Why celebrating works

  • Good feelings can be contagious. Above all, an effective celebration — one in which people mark a moment of gratitude in a personal way — generates joy. It shows appreciation. Being appreciated generates good feelings which then “play a role in the maintenance of romantic relationships.” (page 257.) . And happiness is contagious – witness the Bodhisattva in the metro – bringing the blessings of delight to others, including those one loves.

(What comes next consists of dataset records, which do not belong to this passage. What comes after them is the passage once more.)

// ... 625 lines not shown
    if (lane == WAVE - 1) wsum[wave] = incl;
    __syncthreads();
    uint32_t o = start32 + incl - c;
#pragma unroll
    for (int k = 0; k < WG_WAVES; ++k)
        if ((uint32_t)k < wave) o += wsum[k];
    if (w >= nwords) return;
    uint64_t out = 0;
    if (c) {
        const uint32_t d0 = o >> 5, dl = (o + c - 1u) >> 5, r = o & 31u;
        const uint64_t x0 = d0 < witness_stride_words32 ? flip_bytes32(wit[d0]) : 0u;
        const uint64_t x1 = (d0 + 1 <= dl && d0 + 1 < witness_stride_words32) ? flip_bytes32(wit[d0 + 1]) : 0u;
        const uint64_t x2 = (d0 + 2 <= dl && d0 + 2 < witness_stride_words32) ? flip_bytes32(wit[d0 + 2]) : 0u;
        uint64_t win = (x0 | (x1 << 32)) >> r;
        win |= r ? x2 << (64u - r) : 0ull;
        out = (uint64_t)pdep32_lut(lut, (uint32_t)win, p_lo) | ((uint64_t)pdep32_lut(lut, (uint32_t)(win >> c_lo), p_hi) << 32);
    }
    masks[(uint64_t)f * mask_stride_words64 + w] = flip_bytes64(out);
}

}

namespace rbf {

template <typename SAMPLE, int PIXEL_BYTES>
struct LanePixels {
    static constexpr int DW = 16 * PIXEL_BYTES / 4;
    uint32_t d[DW];
    template <bool NT>
    __device__ __forceinline__ void load(const uint8_t *p)
    {
        typedef uint32_t u32x4 __attribute__((ext_vector_type(4)));
        const u32x4 *q = reinterpret_cast<const u32x4 *>(p);
#pragma unroll
        for (int i = 0; i < DW / 4; ++i) {
            const u32x4 v = NT ? __builtin_nontemporal_load(q + i) : q[i];
            d[4 * i] = v.x; d[4 * i + 1] = v.y; d[4 * i + 2] = v.z; d[4 * i + 3] = v.w;
        }
    }
    __device__ __forceinline__ uint32_t luma(int k) const
    {
        const int byte = k * PIXEL_BYTES;
        const uint32_t w = d[byte >> 2];
        if (sizeof(SAMPLE) == 1) return (w >> (8 * (byte & 3))) & 0xFFu;
        return (w >> (8 * (byte & 3))) & 0xFFFFu;
    }
};

template <typename SAMPLE, int PIXEL_BYTES>
__device__ __forceinline__ uint32_t lane_bits_thr0(const LanePixels<SAMPLE, PIXEL_BYTES> &a, const LanePixels<SAMPLE, PIXEL_BYTES> &b, uint32_t one2, uint32_t &count_src)
{
    uint32_t bits = 0;
    if (sizeof(SAMPLE) == 1) {
        constexpr int shift_of_group[4] = {4, 0, 12, 8};
#pragma unroll
        for (int g = 0; g < 4; ++g) {
            uint32_t z;
            if (PIXEL_BYTES == 1) z = a.d[g] ^ b.d[g];
            else {
                const uint32_t x0 = a.d[3 * g] ^ b.d[3 * g], x1 = a.d[3 * g + 1] ^ b.d[3 * g + 1], x2 = a.d[3 * g + 2] ^ b.d[3 * g + 2];
                const uint32_t y = __builtin_amdgcn_perm(x1, x0, 0x00060300u);
                z = __builtin_amdgcn_perm(x2, y, 0x05020100u);
            }
            const uint32_t f = (((z & 0x7F7F7F7Fu) + 0x7F7F7F7Fu) | z) & 0x80808080u;
            bits |= (((f >> 7) * 0x08040201u) >> 24) << shift_of_group[g];
        }
        count_src = bits;
    } else if (PIXEL_BYTES == 2) {
        const uint32_t k7 = 0x7FFF7FFFu;
        uint32_t acc = 0;
#pragma unroll
        for (int s = 0; s < 8; ++s) {
            const int j = s ^ 4;
            const uint32_t t = (a.d[j] ^ b.d[j]) & k7;
            uint32_t g;
            asm("v_pk_min_u16 %0, %1, %2" : "=v"(g) : "v"(t), "v"(one2));
            acc = (acc << 2) | g;
        }
        bits = (acc >> 16) | (acc << 1);
        count_src = acc;
    } else {
        typedef unsigned short h2 __attribute__((ext_vector_type(2)));
#pragma unroll
        for (int j = 0; j < 8; ++j) {
            const h2 t0 = __builtin_bit_cast(h2, a.d[3 * j]) - __builtin_bit_cast(h2, b.d[3 * j]);
            const h2 t1 = __builtin_bit_cast(h2, a.d[3 * j + 1]) - __builtin_bit_cast(h2, b.d[3 * j + 1]);
            const uint32_t d = (__builtin_bit_cast(uint32_t, t0) & 0x0000FFFFu) | (__builtin_bit_cast(uint32_t, t1) & 0xFFFF0000u);
            const uint32_t f = ((d & 0x7FFF7FFFu) + 0x7FFF7FFFu) & 0x80008000u;
            const uint32_t two = ((f >> 14) & 2u) | (f >> 31);
            bits |= two << (((2 * j + 1) ^ 7));
        }
        count_src = bits;
    }
    return bits;
}
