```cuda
int ntt120_gadget_fused(pgb_module *m, const char *in, uint64_t in_bs, int in_cols, int row_cols, int row_col0, int R, const char *pmat,
                        int C, int cols_out, int small_size, char *res, uint64_t res_bs, int res_size, int base2k, int batch, int *ok_out,
                        int dsize, int a_size, int key_rows, int group_limit, int aut_mode, int64_t aut_p, int post_size) {
    const uint64_t n = m->n, poly_bytes = 16 * n;
    const int S = C / cols_out;
    if (dsize < 1) dsize = 1;
    if (dsize == 1) key_rows = R;
    const uint64_t ck_bytes = (uint64_t)R * cols_out * poly_bytes, key_bytes = (uint64_t)key_rows * C * poly_bytes;
    const uint64_t sig[KEY_SIG_WORDS] = {1, (uint64_t)R, (uint64_t)C, (uint64_t)cols_out, (uint64_t)base2k, (uint64_t)dsize, (uint64_t)a_size,
                                         (uint64_t)key_rows, (uint64_t)group_limit, (uint64_t)row_cols};
    const bool pinned = key_is_pinned(m, pmat);
    char *cached = pinned ? (char *)key_cache_find(m, pmat, sig) : nullptr;
    const bool have = cached != nullptr;
    const uint64_t need = have ? 0 : (pinned ? key_bytes : ck_bytes + key_bytes + 256);
    if (m->aux_len < need) {
        if (m->aux_ws) {
            PGB_CHECK_CUDA(cudaStreamSynchronize(m->stream));
            cudaFree(m->aux_ws);
// ... 83 lines not shown
            e >>= 1;
        }
        ninv_n[k] = r;
    }
    for (int k = 0; k < 4; k++) {
        const uint32_t q = qk(k), c32 = (uint32_t)((1ull << 32) % q);
        p.prime[k].q = q;
        p.prime[k].c32 = c32;
        p.prime[k].c32s = (uint32_t)(((unsigned long long)c32 << 32) / q);
        p.prime[k].neg64 = q - (uint32_t)(((unsigned long long)c32 * c32) % q);
        uint32_t qinv = q;
        for (int it = 0; it < 5; it++) qinv *= 2u - q * qinv;
        p.prime[k].qni = 0u - qinv;
        p.nq_w[k] = (uint32_t)(((u128)0 - Q) >> (32 * k));
        if (k >= np) continue;
        const u128 mk = Q / q;
        for (int w = 0; w < 4; w++) p.m_w[k][w] = (uint32_t)(mk >> (32 * w));
        p.inv60[k] = (uint32_t)(((unsigned long long)1 << 60) / q);
        if (np == 4) {
            p.crt_ninv[k] = m->nc.crt_ninv[k];
            p.crt_ninv_sh[k] = m->nc.crt_ninv_sh[k];
        } else {
            uint64_t r = 1, b = (uint64_t)(mk % q), e = q - 2;
            while (e) {
                if (e & 1) r = r * b % q;
                b = b * b % q;
                e >>= 1;
            }
            const uint32_t c = (uint32_t)(r * ninv_n[k] % q);
            p.crt_ninv[k] = c;
            p.crt_ninv_sh[k] = (uint32_t)(((uint64_t)c << 32) / q);
        }
    }
    const int planes = R > cols_out ? R : cols_out;
    const size_t smem = (size_t)planes * n * 4;
    PGB_CHECK_CUDA(cudaMemsetAsync(ok_out + batch, 0, sizeof(int), m->stream));
    switch (m->log_n) {
    case 10: return launch_gadget<10>(m, p, smem, np);
    case 11: return launch_gadget<11>(m, p, smem, np);
    case 12: return launch_gadget<12>(m, p, smem, np);
    default: pgb_set_error("gadget kernel: unsupported n"); return PGB_ERR_UNSUPPORTED;
    }
}
```

Baseline: 3.041 million.

## Stage NTT twiddles in shared memory, ping-pong planes, relax block barriers

Copies the top-level forward and inverse twiddles into static shared memory once per block and reads them from there instead of through the read-only global cache. Plane buffers alternate direction between consecutive batch items (with one spare plane when occupancy allows), so the cluster wait can happen later and the next item's writes avoid the previous item's live planes. Two block-wide barriers between NTT passes are replaced with warp-level syncs, relying on each pass-2 block staying inside one warp. This adds static shared memory per block, which may lower residency, and depends on subtle correctness of the ping-pong addressing and cluster reads.

```diff
diff --git a/poulpy_b200/csrc/ntt120_gadget.cu b/poulpy_b200/csrc/ntt120_gadget.cu
--- a/poulpy_b200/csrc/ntt120_gadget.cu
+++ b/poulpy_b200/csrc/ntt120_gadget.cu
@@ -20,6 +20,7 @@
     int K, S, res_size;
     int bound_bits;
     int batch;
+    int planes;
     int aut_mode, post_size;
     uint32_t aut_pinv;
     uint32_t zero;
@@ -39,6 +40,8 @@
     static constexpr int NL3 = L - (LV2 + 4) ;
     static constexpr int SG2 = L - LV2 - 4;
     static constexpr bool SIG3 = SG2 == 3;
+    static_assert((1 << SG2) <= 32, "a pass-2 block must stay inside one warp");
+    static constexpr int NTW = 1 << (LV2 + 4);
 };
 
 template <int L> __device__ __forceinline__ int swz(int i) {
@@ -120,19 +123,19 @@
     }
 }
 
-struct TwGlobal {
+struct TwShared {
     const uint2 *tw;
     uint32_t hi;
-    __device__ __forceinline__ uint2 get1() const { return __ldg(tw + hi); }
+    __device__ __forceinline__ uint2 get1() const { return tw[hi]; }
     __device__ __forceinline__ void get2(uint2 (&w)[2]) const {
-        const uint4 a = __ldg(reinterpret_cast<const uint4 *>(tw + 2 * hi));
+        const uint4 a = *reinterpret_cast<const uint4 *>(tw + 2 * hi);
         w[0] = make_uint2(a.x, a.y); w[1] = make_uint2(a.z, a.w);
     }
     __device__ __forceinline__ void get4(uint2 (&w)[4]) const {
         const uint4 *p = reinterpret_cast<const uint4 *>(tw + 4 * hi);
 #pragma unroll
         for (int i = 0; i < 2; i++) {
-            const uint4 a = __ldg(p + i);
+            const uint4 a = p[i];
             w[2 * i] = make_uint2(a.x, a.y); w[2 * i + 1] = make_uint2(a.z, a.w);
         }
     }
@@ -140,7 +143,7 @@
         const uint4 *p = reinterpret_cast<const uint4 *>(tw + 8 * hi);
 #pragma unroll
         for (int i = 0; i < 4; i++) {
-            const uint4 a = __ldg(p + i);
+            const uint4 a = p[i];
             w[2 * i] = make_uint2(a.x, a.y); w[2 * i + 1] = make_uint2(a.z, a.w);
         }
     }
@@ -272,7 +275,7 @@
 
 template <int L, int NP, int NW, bool SMALL>
 __device__ __forceinline__ void gadget_tail_narrow(const GadgetArgs &p, const uint32_t (&rb)[NP], const int K, const int t, const int st,
-                                                   const int o, const long long *__restrict__ in, long long *__restrict__ res) {
+                                                   const int o, const int po, const long long *__restrict__ in, long long *__restrict__ res) {
     typedef GGeo<L> Geo;
     constexpr int n = Geo::N, T = Geo::T;
     constexpr int G = NP == 4 ? 4 : 3;
@@ -289,7 +292,7 @@
         for (int g = 0; g < G; g++) {
             const int chunk = c0 + g * NP;
             valid[g] = NP == 4 || chunk < 16;
-            const uint32_t off = (uint32_t)(o * n + (swz<L>((valid[g] ? chunk : c0) * T) ^ st)) * 4u;
+            const uint32_t off = (uint32_t)(po + (swz<L>((valid[g] ? chunk : c0) * T) ^ st)) * 4u;
 #pragma unroll
             for (int k = 0; k < NP; k++) tk[g][k] = ld_cluster(rb[k] + off);
         }
@@ -382,8 +385,8 @@
 }
 
 template <int L, int CO>
-__device__ __forceinline__ void gadget_mac(uint32_t *__restrict__ sm, const uint4 *__restrict__ ck, const int R, const int (&qa)[4], const uint32_t q,
-                                           const uint32_t qni) {
+__device__ __forceinline__ void gadget_mac(uint32_t *__restrict__ pb, const int ps, const uint4 *__restrict__ ck, const int R, const int (&qa)[4],
+                                           const uint32_t q, const uint32_t qni) {
     constexpr int n = GGeo<L>::N, T = GGeo<L>::T;
     constexpr int col_stride = n, row_stride = n * CO;
 #pragma unroll 1
@@ -392,11 +395,11 @@
         for (int r0 = 0; r0 < R; r0 += 4) {
             unsigned long long acc[CO][4];
             const uint4 *ckr = ck + (size_t)r0 * row_stride + c * T;
-            const uint32_t *ar = sm + r0 * n + qa[c];
+            const uint32_t *ar = pb + r0 * ps + qa[c];
 #pragma unroll
             for (int u = 0; u < 4; u++) {
                 if (u == 0 || r0 + u < R) {
-                    const uint4 a = *reinterpret_cast<const uint4 *>(ar + u * n);
+                    const uint4 a = *reinterpret_cast<const uint4 *>(ar + u * ps);
 #pragma unroll
                     for (int o = 0; o < CO; o++) {
                         const uint4 m = __ldg(ckr + u * row_stride + o * col_stride);
@@ -412,7 +415,7 @@
             }
 #pragma unroll
             for (int o = 0; o < CO; o++) {
-                uint4 *dst = reinterpret_cast<uint4 *>(sm + o * n + qa[c]);
+                uint4 *dst = reinterpret_cast<uint4 *>(pb + o * ps + qa[c]);
                 uint32_t y[4];
 #pragma unroll
                 for (int i = 0; i < 4; i++) y[i] = csub(redc64(acc[o][i], q, qni), 2 * q);
@@ -429,7 +432,7 @@
 
 template <int L, int NP, int NW>
 __device__ __forceinline__ void gadget_tail_narrow_aut(const GadgetArgs &p, const uint32_t (&rb)[NP], const int K, const int t, const int o,
-                                                       const long long *__restrict__ in, long long *__restrict__ res) {
+                                                       const int po, const long long *__restrict__ in, long long *__restrict__ res) {
     typedef GGeo<L> Geo;
     constexpr int n = Geo::N, T = Geo::T;
     constexpr int G = NP == 4 ? 4 : 3;
@@ -453,7 +456,7 @@
             js[g] = (int)(j0 & (uint32_t)(n - 1));
             flip[g] = j0 >= (uint32_t)n;
             negx[g] = mode == 4 ? false : (mode == 3 ? !flip[g] : flip[g]);
-            const uint32_t off = (uint32_t)(o * n + swz<L>(js[g])) * 4u;
+            const uint32_t off = (uint32_t)(po + swz<L>(js[g])) * 4u;
 #pragma unroll
             for (int k = 0; k < NP; k++) tk[g][k] = ld_cluster(rb[k] + off);
         }
@@ -554,8 +557,8 @@
     }
 }
 
-template <int L, bool AUT, int NP> __device__ __forceinline__ void gadget_body(const GadgetArgs &p, uint32_t *__restrict__ sm, const uint2 *__restrict__ twf,
-                                                             const uint2 *__restrict__ twi, const uint4 *__restrict__ lastf,
+template <int L, bool AUT, int NP> __device__ __forceinline__ void gadget_body(const GadgetArgs &p, uint32_t *__restrict__ sm, const uint2 *twf,
+                                                             const uint2 *twi, const uint4 *__restrict__ lastf,
                                                              const uint4 *__restrict__ lasti, const int K) {
     typedef GGeo<L> G;
     constexpr int n = G::N, T = G::T;
@@ -564,7 +567,7 @@
     const int t = threadIdx.x;
     cg::cluster_group cluster = cg::this_cluster();
     const int nclusters = gridDim.x / NP, cid = blockIdx.x / NP;
-    const TwGlobal top_f = {twf, 1u}, top_i = {twi, 1u};
+    const TwShared top_f = {twf, 1u}, top_i = {twi, 1u};
     const int R = p.R, cols_out = p.cols_out;
     const int amax_allowed = p.bound_bits - __ldg(p.key_bits);
     const uint32_t sm_base = (uint32_t)__cvta_generic_to_shared(sm);
@@ -579,8 +582,11 @@
 #define P1_ADDR(j) ((st ^ fmask<L>((j) * T)) + (j) * T)
 #define P2_ADDR(j) (sb ^ swz<L>((j) << G::SG2))
 
-    for (int ct = cid; ct < p.batch; ct += nclusters) {
+    for (int ct = cid, it = 0; ct < p.batch; ct += nclusters, it++) {
         const long long *in = reinterpret_cast<const long long *>(p.in + (size_t)ct * p.in_bs);
+        const int pofs = (it & 1) ? (p.planes - 1) * n : 0;
+        const int ps = (it & 1) ? -n : n;
+        uint32_t *const pb = sm + pofs;
         if ((t % NP) == K && (t / NP) < R + p.small_size) {
             const int u = t / NP;
             if (u < p.small_size) {
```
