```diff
diff --git a/comfyui-vrgamedevgirl_b200/csrc/vrgdg_math.cuh b/comfyui-vrgamedevgirl_b200/csrc/vrgdg_math.cuh
--- a/comfyui-vrgamedevgirl_b200/csrc/vrgdg_math.cuh
+++ b/comfyui-vrgamedevgirl_b200/csrc/vrgdg_math.cuh
@@ -199,26 +199,32 @@
 
 constexpr int LUT_CELL_FLOATS = 24;
 
+struct F4 { float v[4]; };
 struct F8 { float v[8]; };
 
-VRGDG_HD F8 lut_load8(const float* p) {
-  F8 q;
+VRGDG_HD F4 lut_load4(const float* p) {
+  F4 q;
 #if defined(__CUDA_ARCH__)
   asm("ld.global.nc.v4.f32 {%0,%1,%2,%3}, [%4];"
       : "=f"(q.v[0]), "=f"(q.v[1]), "=f"(q.v[2]), "=f"(q.v[3]) : "l"(p));
-  asm("ld.global.nc.v4.f32 {%0,%1,%2,%3}, [%4+16];"
-      : "=f"(q.v[4]), "=f"(q.v[5]), "=f"(q.v[6]), "=f"(q.v[7]) : "l"(p));
-#else
-  for (int i = 0; i < 8; ++i) q.v[i] = p[i];
-#endif
+#else
+  for (int i = 0; i < 4; ++i) q.v[i] = p[i];
+#endif
+  return q;
+}
+
+VRGDG_HD F8 lut_load8(const float* p) {
+  const F4 lo = lut_load4(p), hi = lut_load4(p + 4);
+  F8 q;
+  for (int i = 0; i < 4; ++i) { q.v[i] = lo.v[i]; q.v[4 + i] = hi.v[i]; }
   return q;
 }
 
 VRGDG_HD void lut_pack_entry(const float* lut3, int S, int b, int g, int r, float* dst24) {
   const int b1 = (b + 1 < S) ? b + 1 : S - 1, g1 = (g + 1 < S) ? g + 1 : S - 1, r1 = (r + 1 < S) ? r + 1 : S - 1;
-  const int cb[8] = {b, b, b, b, b1, b1, b1, b1};
+  const int cb[8] = {b, b1, b, b1, b, b1, b, b1};
   const int cg[8] = {g, g, g1, g1, g, g, g1, g1};
-  const int cr[8] = {r, r1, r, r1, r, r1, r, r1};
+  const int cr[8] = {r, r, r, r, r1, r1, r1, r1};
 #pragma unroll
   for (int k = 0; k < 8; ++k) {
     const float* a = lut3 + ((size_t)(cb[k] * S + cg[k]) * S + cr[k]) * 3;
@@ -243,14 +249,17 @@
 }
 
 template <bool EXACT>
+VRGDG_HD float lut_half(const float* h, float fg, float fb, float omg, float omb) {
+  const float cx0 = lerp_ref<EXACT>(h[0], h[1], fb, omb);
+  const float cx1 = lerp_ref<EXACT>(h[2], h[3], fb, omb);
+  return lerp_ref<EXACT>(cx0, cx1, fg, omg);
+}
+template <bool EXACT>
+VRGDG_HD float lut_combine(float c0, float c1, float fr, float omr) { return clamp01(lerp_ref<EXACT>(c0, c1, fr, omr)); }
+
+template <bool EXACT>
 VRGDG_HD float lut_channel(const F8& q, float fr, float fg, float fb, float omr, float omg, float omb) {
-  const float c00 = lerp_ref<EXACT>(q.v[0], q.v[4], fb, omb);
-  const float c01 = lerp_ref<EXACT>(q.v[2], q.v[6], fb, omb);
-  const float c10 = lerp_ref<EXACT>(q.v[1], q.v[5], fb, omb);
-  const float c11 = lerp_ref<EXACT>(q.v[3], q.v[7], fb, omb);
-  const float c0 = lerp_ref<EXACT>(c00, c01, fg, omg);
-  const float c1 = lerp_ref<EXACT>(c10, c11, fg, omg);
-  return clamp01(lerp_ref<EXACT>(c0, c1, fr, omr));
+  return lut_combine<EXACT>(lut_half<EXACT>(q.v, fg, fb, omg, omb), lut_half<EXACT>(q.v + 4, fg, fb, omg, omb), fr, omr);
 }
 
 template <bool EXACT>
@@ -283,14 +292,18 @@
 
 struct LutCell { const float* p; float fr, fg, fb; };
 
+VRGDG_HD int lut_cell_offset(const LutParams& P, float r, float g, float b, float& fr, float& fg, float& fb) {
+  int r0, r1, g0, g1, b0, b1;
+  lut_coord(r, P.dmin[0], P.dspan[0], P.unit_domain != 0, P.smax, P.S, r0, r1, fr);
+  lut_coord(g, P.dmin[1], P.dspan[1], P.unit_domain != 0, P.smax, P.S, g0, g1, fg);
+  lut_coord(b, P.dmin[2], P.dspan[2], P.unit_domain != 0, P.smax, P.S, b0, b1, fb);
+  (void)r1; (void)g1; (void)b1;
+  return ((b0 * P.S + g0) * P.S + r0) * LUT_CELL_FLOATS;
+}
+
 VRGDG_HD LutCell lut_locate(const LutParams& P, float r, float g, float b) {
-  int r0, r1, g0, g1, b0, b1;
   LutCell c;
-  lut_coord(r, P.dmin[0], P.dspan[0], P.unit_domain != 0, P.smax, P.S, r0, r1, c.fr);
-  lut_coord(g, P.dmin[1], P.dspan[1], P.unit_domain != 0, P.smax, P.S, g0, g1, c.fg);
-  lut_coord(b, P.dmin[2], P.dspan[2], P.unit_domain != 0, P.smax, P.S, b0, b1, c.fb);
-  (void)r1; (void)g1; (void)b1;
-  c.p = P.lut + (size_t)((b0 * P.S + g0) * P.S + r0) * LUT_CELL_FLOATS;
+  c.p = P.lut + lut_cell_offset(P, r, g, b, c.fr, c.fg, c.fb);
   return c;
 }
 
@@ -320,7 +333,7 @@
 #pragma unroll
     for (int i = 0; i < 8; ++i) k[i] = (double)c[8 * ch + i];
 #pragma unroll
-    for (int bit = 1; bit < 8; bit <<= 1) {
+    for (int bit = 4; bit >= 1; bit >>= 1) {
 #pragma unroll
       for (int i = 0; i < 8; ++i) if (i & bit) k[i] -= k[i ^ bit];
     }
@@ -329,10 +342,11 @@
   }
 }
 
+VRGDG_HD float lutp_half(const float* h, float fg, float fb) { return fmaf(fg, fmaf(fb, h[3], h[2]), fmaf(fb, h[1], h[0])); }
+VRGDG_HD float lutp_combine(float a, float b, float fr) { return clamp01(fmaf(fr, b, a)); }
+
 VRGDG_HD float lutp_channel(const F8& q, float fr, float fg, float fb) {
-  const float a0 = fmaf(fb, q.v[4], q.v[0]), b0 = fmaf(fb, q.v[5], q.v[1]);
-  const float a1 = fmaf(fb, q.v[6], q.v[2]), b1 = fmaf(fb, q.v[7], q.v[3]);
-  return clamp01(fmaf(fr, fmaf(fg, b1, b0), fmaf(fg, a1, a0)));
+  return lutp_combine(lutp_half(q.v, fg, fb), lutp_half(q.v + 4, fg, fb), fr);
 }
 
 VRGDG_HD LutCell lutp_locate(const LutParams& P, float r, float g, float b) {
@@ -352,6 +366,52 @@
   a[0] = lutp_channel(a0, ca.fr, ca.fg, ca.fb); a[1] = lutp_channel(a1, ca.fr, ca.fg, ca.fb); a[2] = lutp_channel(a2, ca.fr, ca.fg, ca.fb);
   b[0] = lutp_channel(b0, cb.fr, cb.fg, cb.fb); b[1] = lutp_channel(b1, cb.fr, cb.fg, cb.fb); b[2] = lutp_channel(b2, cb.fr, cb.fg, cb.fb);
 }
+
+#if defined(__CUDACC__)
+template <bool POLY, bool EXACT>
+__device__ __forceinline__ void lut_eval_lane_pair(const LutParams& P, float* a, float* b) {
+  const unsigned FULL = 0xffffffffu;
+  const bool odd = (threadIdx.x & 1) != 0;
+  float fr[2], fg[2], fb[2];
+  int cell[2];
+  cell[0] = lut_cell_offset(P, a[0], a[1], a[2], fr[0], fg[0], fb[0]);
+  cell[1] = lut_cell_offset(P, b[0], b[1], b[2], fr[1], fg[1], fb[1]);
+  int qc[4];
+  float qg[4], qb[4];
+#pragma unroll
+  for (int k = 0; k < 2; ++k) {
+    const int pc = __shfl_xor_sync(FULL, cell[k], 1);
+    const float pg = __shfl_xor_sync(FULL, fg[k], 1), pb = __shfl_xor_sync(FULL, fb[k], 1);
+    qc[k] = odd ? pc : cell[k];     qg[k] = odd ? pg : fg[k];     qb[k] = odd ? pb : fb[k];
+    qc[2 + k] = odd ? cell[k] : pc; qg[2 + k] = odd ? fg[k] : pg; qb[2 + k] = odd ? fb[k] : pb;
+  }
+  const float* tab = (POLY ? P.lutp : P.lut) + (odd ? 4 : 0);
+  F4 q[4][3];
+#pragma unroll
+  for (int k = 0; k < 4; ++k)
+#pragma unroll
+    for (int ch = 0; ch < 3; ++ch) q[k][ch] = lut_load4(tab + qc[k] + 8 * ch);
+  float h[4][3];
+#pragma unroll
+  for (int k = 0; k < 4; ++k) {
+    const float omg = subx(1.0f, qg[k]), omb = subx(1.0f, qb[k]);
+#pragma unroll
+    for (int ch = 0; ch < 3; ++ch) h[k][ch] = POLY ? lutp_half(q[k][ch].v, qg[k], qb[k]) : lut_half<EXACT>(q[k][ch].v, qg[k], qb[k], omg, omb);
+  }
+  float* px[2] = {a, b};
+#pragma unroll
+  for (int k = 0; k < 2; ++k) {
+    const float omr = subx(1.0f, fr[k]);
+#pragma unroll
+    for (int ch = 0; ch < 3; ++ch) {
+      const float mine = odd ? h[2 + k][ch] : h[k][ch];
+      const float other = __shfl_xor_sync(FULL, odd ? h[k][ch] : h[2 + k][ch], 1);
+      const float c0 = odd ? other : mine, c1 = odd ? mine : other;
+      px[k][ch] = POLY ? lutp_combine(c0, c1, fr[k]) : lut_combine<EXACT>(c0, c1, fr[k], omr);
+    }
+  }
+}
+#endif
 
 template <bool EXACT>
 VRGDG_HD float lut_blend(float x, float y, float blend, float omb) {
```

  • Giving is its own reward. Adam Grant and his colleagues have amply demonstrated that the effective offering of appreciation assures people that they can, indeed, make a difference to others. This work documents the overriding motivating power of being able to feel connected in an altruistic way. Thus not only does the relationship benefit, individuals do also by knowing they can make a positive contribution to something larger than themselves and to someone other than themselves. Creating and sharing a celebration reminds people of their power to brighten for others, and the blessings that can bring. Altruistic love is reinforced.
  • Our uniqueness is honored, validated, reinforced. And, finally, celebrating invites people to consider another as a unique individual and to imagine ways to share pleasure with that person. In a later post, I will write about “pleasing” – but for now, let’s just note that this is a powerful way to show I Love You.

What have you done to celebrate that has been especially meaningful? How have you expressed loving through creating a special celebration? Do you have thoughts about why celebration amplifies feelings of love? Please share your stories, thoughts.